Confidence Interval Calculator

Example data table

Five repeated readings of gravitational acceleration near Earth.

Paste the values into Raw readings, select 95%, and calculate.

Formula used

This calculator reports a two-sided confidence interval for a mean:

CI = x̄ ± k · SE

• SE = σ / √n for Z method when σ is known.
• SE = s / √n for T method when σ is unknown.
• k is a critical value using p = 1 − α/2.
• For T, df = n − 1.

Critical values are computed numerically (normal inverse CDF) and via a series approximation for Student’s t.

How to use this calculator

1. Select Raw readings to paste repeated measurements.
2. Or choose Summary statistics and enter n, x̄, and s.
3. Pick a confidence level such as 95% or a custom value.
4. Leave Method on Auto unless you must force Z or T.
5. Provide σ only when it is genuinely known.
6. Press Calculate to see the interval above the form.
7. Use Download CSV or Download PDF for reports.

Article

1) Why confidence intervals matter in physics

Experimental physics depends on repeated readings, calibration checks, and uncertainty budgets. A confidence interval (CI) turns a noisy dataset into a bounded estimate of the true mean, helping you report results that are comparable across labs. Instead of stating only x̄, a CI communicates the expected spread of the mean under repeated sampling.

2) From raw readings to summary statistics

Many measurements begin as raw sequences, such as voltages from a sensor or timing values from a photogate. The calculator can compute x̄, s, and n directly from those readings. If you already have published summary statistics, you can enter n, x̄, and s without retyping every observation.

3) Choosing a confidence level with intent

Common confidence levels include 90%, 95%, and 99%. A 95% CI is often used for general reporting, while 99% is preferred when consequences of underestimating uncertainty are high. The confidence level sets α = 1 − CL and therefore changes the critical multiplier applied to the standard error.

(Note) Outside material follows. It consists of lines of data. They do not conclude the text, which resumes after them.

template <int KPT>
int sweep(eigd_factor* f, const SweepCopies& cp, hipStream_t st, const SweepWorkspace& ws, const double* dIn, int ldin,
          double* dX, int ldx, int kb, double alpha, SweepRecord* rec) {
  double *wV = ws.V, *wY = ws.Y, *wP = ws.P;
  int* wT = ws.tickets;
  const Symbolic& s = *f->sym;
  const FrontArrays fa = f->fa();
  constexpr int KB = 4 * KPT;
  const int ncarry = f->nplanes - (f->has_v1 ? 1 : 0);
  double* const wV1 = f->has_v1 ? wV + static_cast<int64_t>(ncarry) * f->v_rows * kPlaneCols + f->v_rows * (KB - 4) : nullptr;
  wV += static_cast<int64_t>(ncarry) * f->v_rows * (KB - 4);
  auto level_args = [&](const WgRec* wg, int kd = TW, int nwg = 0, bool multi = false) {
    LevelArgs la;
    la.wg = wg;
    la.P = wP;
    la.tickets = wT;
    la.kb = kb;
    la.kd = kd;
    la.nwg = nwg;
    la.per_xcd = multi ? (nwg + 7) / 8 : 0;
    la.V1 = wV1;
    return la;
  };
  auto multi_grid = [&](int nwg) { return dim3(8 * ((nwg + 7) / 8)); };
  auto lds_bytes = [](int kd) { return static_cast<unsigned>(sizeof(double) * (kd + 1) * (TLD + Tile<KPT>::BLD)); };
  const unsigned lds_frag = static_cast<unsigned>(sizeof(double) * (TW + 1) * Tile<KPT>::BLD);
  const double* sF = cp.fF;
  const double* sT = cp.fT;
  const bool thin_buf = f->v_rows * static_cast<int64_t>(KB) * 8 <= kBufMax && static_cast<int64_t>(s.n) * ldin * 8 <= kBufMax;
  for (int l = 0; l < s.nlevels; ++l) {
    const int nov = f->ov_lvl_ptr[l + 1] - f->ov_lvl_ptr[l];
    if (nov > 0) {
      const int first = f->ov_lvl_ptr[l];
      const int64_t plane = f->v_rows * KB;
      if (rec) rec->launches.push_back({SweepVariant<overflow_sum_kernel_family>::id, l, kb});
      hipLaunchKernelGGL(overflow_sum_kernel, dim3((nov * kb + 255) / 256), dim3(256), 0, st, nov, f->d_ov_dst + first,
                         f->d_ov_ptr + first, f->d_ov_src, kb, KB, wV + (f->nslot - 1) * plane, wV + f->nslot * plane);
      EIGD_LAUNCH_CHECK();
    }
    const int nwg = f->h_fwd_ptr[l + 1] - f->h_fwd_ptr[l], nsingle = f->h_fwd_nsingle[l];
    const bool two = f->h_lvl_two[l] != 0;
    const bool leaf = f->h_lvl_leaf[l] != 0;
    const int nwave = f->h_wave_ptr[l + 1] - f->h_wave_ptr[l];
    bool narrow = false;
    if (KPT <= kWaveMaxKpt) {
      if (nwave > 0) {
        const WgRec* recs = f->d_wave_wg + f->h_wave_ptr[l];
        if (leaf)
          EIGD_SWEEP_LAUNCH(fwd_wave_kernel, (KB, 0, 2), dim3(nwave), dim3(128), 0, st, fa, recs, sF, sT, dIn, ldin, alpha, wV,
                             wY, kb);
        else if (two)
          EIGD_SWEEP_LAUNCH(fwd_wave_kernel, (KB, 2, 2), dim3(nwave), dim3(128), 0, st, fa, recs, sF, sT, dIn, ldin, alpha, wV,
                             wY, kb);
        else
          EIGD_SWEEP_LAUNCH(fwd_wave_kernel, (KB, kMaxS + 1, 2), dim3(nwave), dim3(128), 0, st, fa, recs, sF, sT, dIn, ldin,
                             alpha, wV, wY, kb);
        EIGD_LAUNCH_CHECK();
        narrow = true;
      }
    }
    if constexpr (KPT >= 4) {
      const int nks = f->h_thin_fwd[l];
      if (!narrow && nwave > 0 && nks > 0 && thin_buf) {
        const WgRec* recs = f->d_wave_wg + f->h_wave_ptr[l];
#define EIGD_THIN_FWD(NKS, NSLV, WPFV)                                                                                   \
  do {                                                                                                                   \
    if (fa.tri)                                                                                                          \
      EIGD_SWEEP_LAUNCH(fwd_thin_kernel, (KB, NKS, NSLV, WPFV, true), dim3(nwave), dim3(64 * WPFV), 0, st, fa, recs, dIn, ldin, \
                         alpha, wV, wY, kb, cp.Fb);                                                                    \
    else                                                                                                                 \
      EIGD_SWEEP_LAUNCH(fwd_thin_kernel, (KB, NKS, NSLV, WPFV, false), dim3(nwave), dim3(64 * WPFV), 0, st, fa, recs, dIn, ldin, \
                         alpha, wV, wY, kb, cp.Fb);                                                                    \
  } while (0)
        if (!leaf && two && nks >= 12) {
          const int wpf = (nwave >= 2048) ? 1 : (nwave >= 1024) ? 2 : 4;
          if (nks == 12 && wpf == 1)
            EIGD_THIN_FWD(12, 2, 1);
          else if (nks == 12 && wpf == 2)
            EIGD_THIN_FWD(12, 2, 2);
          else if (nks == 12)
            EIGD_THIN_FWD(12, 2, 4);
          else if (wpf == 1)
            EIGD_THIN_FWD(16, 2, 1);
          else if (wpf == 2)
            EIGD_THIN_FWD(16, 2, 2);
          else
            EIGD_THIN_FWD(16, 2, 4);
        } else if (leaf && nks == 4)
          EIGD_THIN_FWD(4, 0, 1);
        else if (leaf && nks == 8)
          EIGD_THIN_FWD(8, 0, 1);
        else if (leaf && nks == 12)
          EIGD_THIN_FWD(12, 0, 1);
        else if (leaf && nks == 14)
          EIGD_THIN_FWD(14, 0, 1);
        else if (leaf)
          EIGD_THIN_FWD(16, 0, 1);
        else if (nks == 4 && two)
          EIGD_THIN_FWD(4, 2, 1);
        else if (nks == 4)
          EIGD_THIN_FWD(4, kMaxS + 1, 1);
        else if (nks == 8 && two)
          EIGD_THIN_FWD(8, 2, 1);
        else if (nks == 8)
          EIGD_THIN_FWD(8, kMaxS + 1, 1);
        else if (two)
          EIGD_THIN_FWD(16, 2, 1);
        else
          EIGD_THIN_FWD(16, kMaxS + 1, 1);
#undef EIGD_THIN_FWD
        EIGD_LAUNCH_CHECK();
        narrow = true;
      }
    }
    if (!narrow && nsingle > 0) {
      const int kd = (KPT == 4) ? TW : f->h_fwd_kd[l];
      const LevelArgs la = level_args(f->d_fwd_wg + f->h_fwd_ptr[l], kd);
      auto lds_bytes = [](int kd) {
        return static_cast<unsigned>(sizeof(double) * (kd + 1) * ((KPT == 4 ? 0 : TLD) + Tile<KPT>::BLD));
      };
      if (leaf)
        EIGD_SWEEP_LAUNCH(fwd_level_kernel, (KPT, true, 0, false, false), dim3(nsingle), dim3(kThreads), lds_bytes(kd), st, fa, la,
                           sF, sT, dIn, ldin, alpha, wV, wY);
      else if (two)
        EIGD_SWEEP_LAUNCH(fwd_level_kernel, (KPT, true, 2, false, false), dim3(nsingle), dim3(kThreads), lds_bytes(kd), st, fa, la,
                           sF, sT, dIn, ldin, alpha, wV, wY);
      else
        EIGD_SWEEP_LAUNCH(fwd_level_kernel, (KPT, true, kMaxS + 1, false, false), dim3(nsingle), dim3(kThreads), lds_bytes(kd), st,
                           fa, la, sF, sT, dIn, ldin, alpha, wV, wY);
      EIGD_LAUNCH_CHECK();
    }
    if (nwg > nsingle) {
      const LevelArgs la = level_args(f->d_fwd_wg + f->h_fwd_ptr[l] + nsingle, TW, nwg - nsingle, true);
      if constexpr (Tile<KPT>::kMfma) {
        const int npre = f->h_pre_ptr[l + 1] - f->h_pre_ptr[l];
        if (npre > 0) {
          const WgRec* pre = f->d_pre_wg + f->h_pre_ptr[l];
          if (two) {
            EIGD_SWEEP_LAUNCH(v1_assemble_kernel, (KPT, 2), dim3(npre), dim3(kThreads), 0, st, fa, pre, dIn, ldin, alpha, wV,
                               wV1, kb);
            EIGD_SWEEP_LAUNCH(fwd_level_kernel, (KPT, false, 2, true, true), multi_grid(nwg - nsingle), dim3(kThreads),
                               lds_frag, st, fa, la, cp.Fm, sT, dIn, ldin, alpha, wV, wY);
          } else {
            EIGD_SWEEP_LAUNCH(v1_assemble_kernel, (KPT, kMaxS + 1), dim3(npre), dim3(kThreads), 0, st, fa, pre, dIn, ldin,
                               alpha, wV, wV1, kb);
            EIGD_SWEEP_LAUNCH(fwd_level_kernel, (KPT, false, kMaxS + 1, true, true), multi_grid(nwg - nsingle),
                               dim3(kThreads), lds_frag, st, fa, la, cp.Fm, sT, dIn, ldin, alpha, wV, wY);
          }
        } else if (two)
          EIGD_SWEEP_LAUNCH(fwd_level_kernel, (KPT, false, 2, true, false), multi_grid(nwg - nsingle), dim3(kThreads),
                             lds_frag, st, fa, la, cp.Fm, sT, dIn, ldin, alpha, wV, wY);
        else
          EIGD_SWEEP_LAUNCH(fwd_level_kernel, (KPT, false, kMaxS + 1, true, false), multi_grid(nwg - nsingle),
                             dim3(kThreads), lds_frag, st, fa, la, cp.Fm, sT, dIn, ldin, alpha, wV, wY);
      } else {
        if (two)
          EIGD_SWEEP_LAUNCH(fwd_level_kernel, (KPT, false, 2, false, false), multi_grid(nwg - nsingle), dim3(kThreads),
                             lds_bytes(TW), st, fa, la, sF, sT, dIn, ldin, alpha, wV, wY);
        else
          EIGD_SWEEP_LAUNCH(fwd_level_kernel, (KPT, false, kMaxS + 1, false, false), multi_grid(nwg - nsingle), dim3(kThreads),
                             lds_bytes(TW), st, fa, la, sF, sT, dIn, ldin, alpha, wV, wY);
      }
      EIGD_LAUNCH_CHECK();
    }
  }
  for (int l = s.nlevels - 1; l >= 0; --l) {
    const int nwg = f->h_bwd_ptr[l + 1] - f->h_bwd_ptr[l];
    if (nwg == 0) continue;
    const int nwave = f->h_wave_ptr[l + 1] - f->h_wave_ptr[l];
    const int nsb = f->h_bwd_nsingle[l];
    const bool narrow = KPT <= kWaveMaxKpt && nwave > 0;
    bool thin = false;
    if constexpr (KPT >= 4) thin = !narrow && nwave > 0 && f->h_thin_bwd[l] > 0;
    if (nwg > nsb) {
      const LevelArgs la = level_args(f->d_bwd_wg + f->h_bwd_ptr[l] + nsb, TW, nwg - nsb, true);
      if constexpr (Tile<KPT>::kMfma) {
        if (KPT >= 8 && f->h_bwd_mxbs[l] <= kLidxMax)
          EIGD_SWEEP_LAUNCH(bwd_level_kernel, (KPT, false, true, (KPT >= 8)), multi_grid(nwg - nsb), dim3(kThreads),
                             lds_frag + 4u * static_cast<unsigned>((f->h_bwd_mxbs[l] + 3) & ~3), st, fa, la, cp.bF, cp.bT, cp.Bm,
                             wY, dX, ldx);
        else
          EIGD_SWEEP_LAUNCH(bwd_level_kernel, (KPT, false, true, false), multi_grid(nwg - nsb), dim3(kThreads), lds_frag, st, fa,
                             la, cp.bF, cp.bT, cp.Bm, wY, dX, ldx);
      }
      else
        EIGD_SWEEP_LAUNCH(bwd_level_kernel, (KPT, false, false, false), multi_grid(nwg - nsb), dim3(kThreads), lds_bytes(TW), st, fa, la, cp.bF,
                           cp.bT, cp.Ft, wY, dX, ldx);
      EIGD_LAUNCH_CHECK();
    }
    if (narrow) {
      EIGD_SWEEP_LAUNCH(bwd_wave_kernel, (KB), dim3(nwave), dim3(64), 0, st, fa, f->d_wave_wg + f->h_wave_ptr[l], cp.Ft,
                         wY, dX, ldx, kb);
      EIGD_LAUNCH_CHECK();
    } else if (thin) {
      if constexpr (KPT >= 4) {
        const WgRec* recs = f->d_wave_wg + f->h_wave_ptr[l];
        const int nks = f->h_thin_bwd[l];
#define EIGD_THIN_BWD(NOB, CHV)                                                                                   \
  do {                                                                                                            \
    if (fa.tri)                                                                                                   \
      EIGD_SWEEP_LAUNCH(bwd_thin_kernel, (KB, NOB, CHV, true), dim3(nwave), dim3(64), 0, st, fa, recs, cp.Ft, wY, \
                         dX, ldx, kb);                                                                            \
    else                                                                                                          \
      EIGD_SWEEP_LAUNCH(bwd_thin_kernel, (KB, NOB, CHV, false), dim3(nwave), dim3(64), 0, st, fa, recs, cp.Ft, \
                         wY, dX, ldx, kb);                                                                        \
  } while (0)
        if (nks == 4)
          EIGD_THIN_BWD(1, 8);
        else if (nks == 8)
          EIGD_THIN_BWD(2, 8);
        else
          EIGD_THIN_BWD(4, 4);
#undef EIGD_THIN_BWD
        EIGD_LAUNCH_CHECK();
      }
    } else if (nsb > 0) {
      EIGD_SWEEP_LAUNCH(bwd_level_kernel, (KPT, true, false, false), dim3(nsb), dim3(kThreads), lds_bytes(f->h_bwd_kd[l]), st, fa,
                         level_args(f->d_bwd_wg + f->h_bwd_ptr[l], f->h_bwd_kd[l]), cp.bF, cp.bT, cp.Ft, wY, dX, ldx);
      EIGD_LAUNCH_CHECK();
    }
  }
  return EIGD_OK;
}
#undef EIGD_SWEEP_LAUNCH
#undef EIGD_UNPAREN

}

4) Z versus T in measurement reporting

Z intervals assume a known population standard deviation σ, which can be valid for well-characterized instruments or stable reference processes. T intervals use the sample standard deviation s and are appropriate when σ is unknown, which is common in research setups. As n increases, T approaches Z, reducing the difference between the methods.

5) Standard error and the power of sample size

Standard error scales as 1/√n, so doubling sample size does not halve uncertainty. For example, reducing SE by a factor of two generally requires about four times more measurements. This calculator reports SE explicitly so you can see how improvements in repeatability or larger n tighten the final interval.

6) Interpreting interval width and relative margin

The width of the CI equals 2·margin. In practice, engineers and physicists often compare margin to the mean as a percentage, especially for dimensionless ratios or normalized signals. A relative margin of 1% can be excellent in some contexts, while spectroscopy or metrology may demand far smaller margins.

7) Practical tips for cleaner intervals

Before computing a CI, remove obvious logging errors and verify units. Avoid mixing regimes, such as combining warm-up readings with steady-state values. If the data show drift, consider segmenting runs or improving thermal control. If outliers are physical, document them rather than deleting them silently.

8) Export-ready results for lab notes

Good lab practice includes traceable calculations. The export buttons produce a compact CSV line for spreadsheets and a PDF-style summary suitable for printing. That makes it easy to attach uncertainty results to notebooks, reports, or instrument validation documents without rewriting values by hand.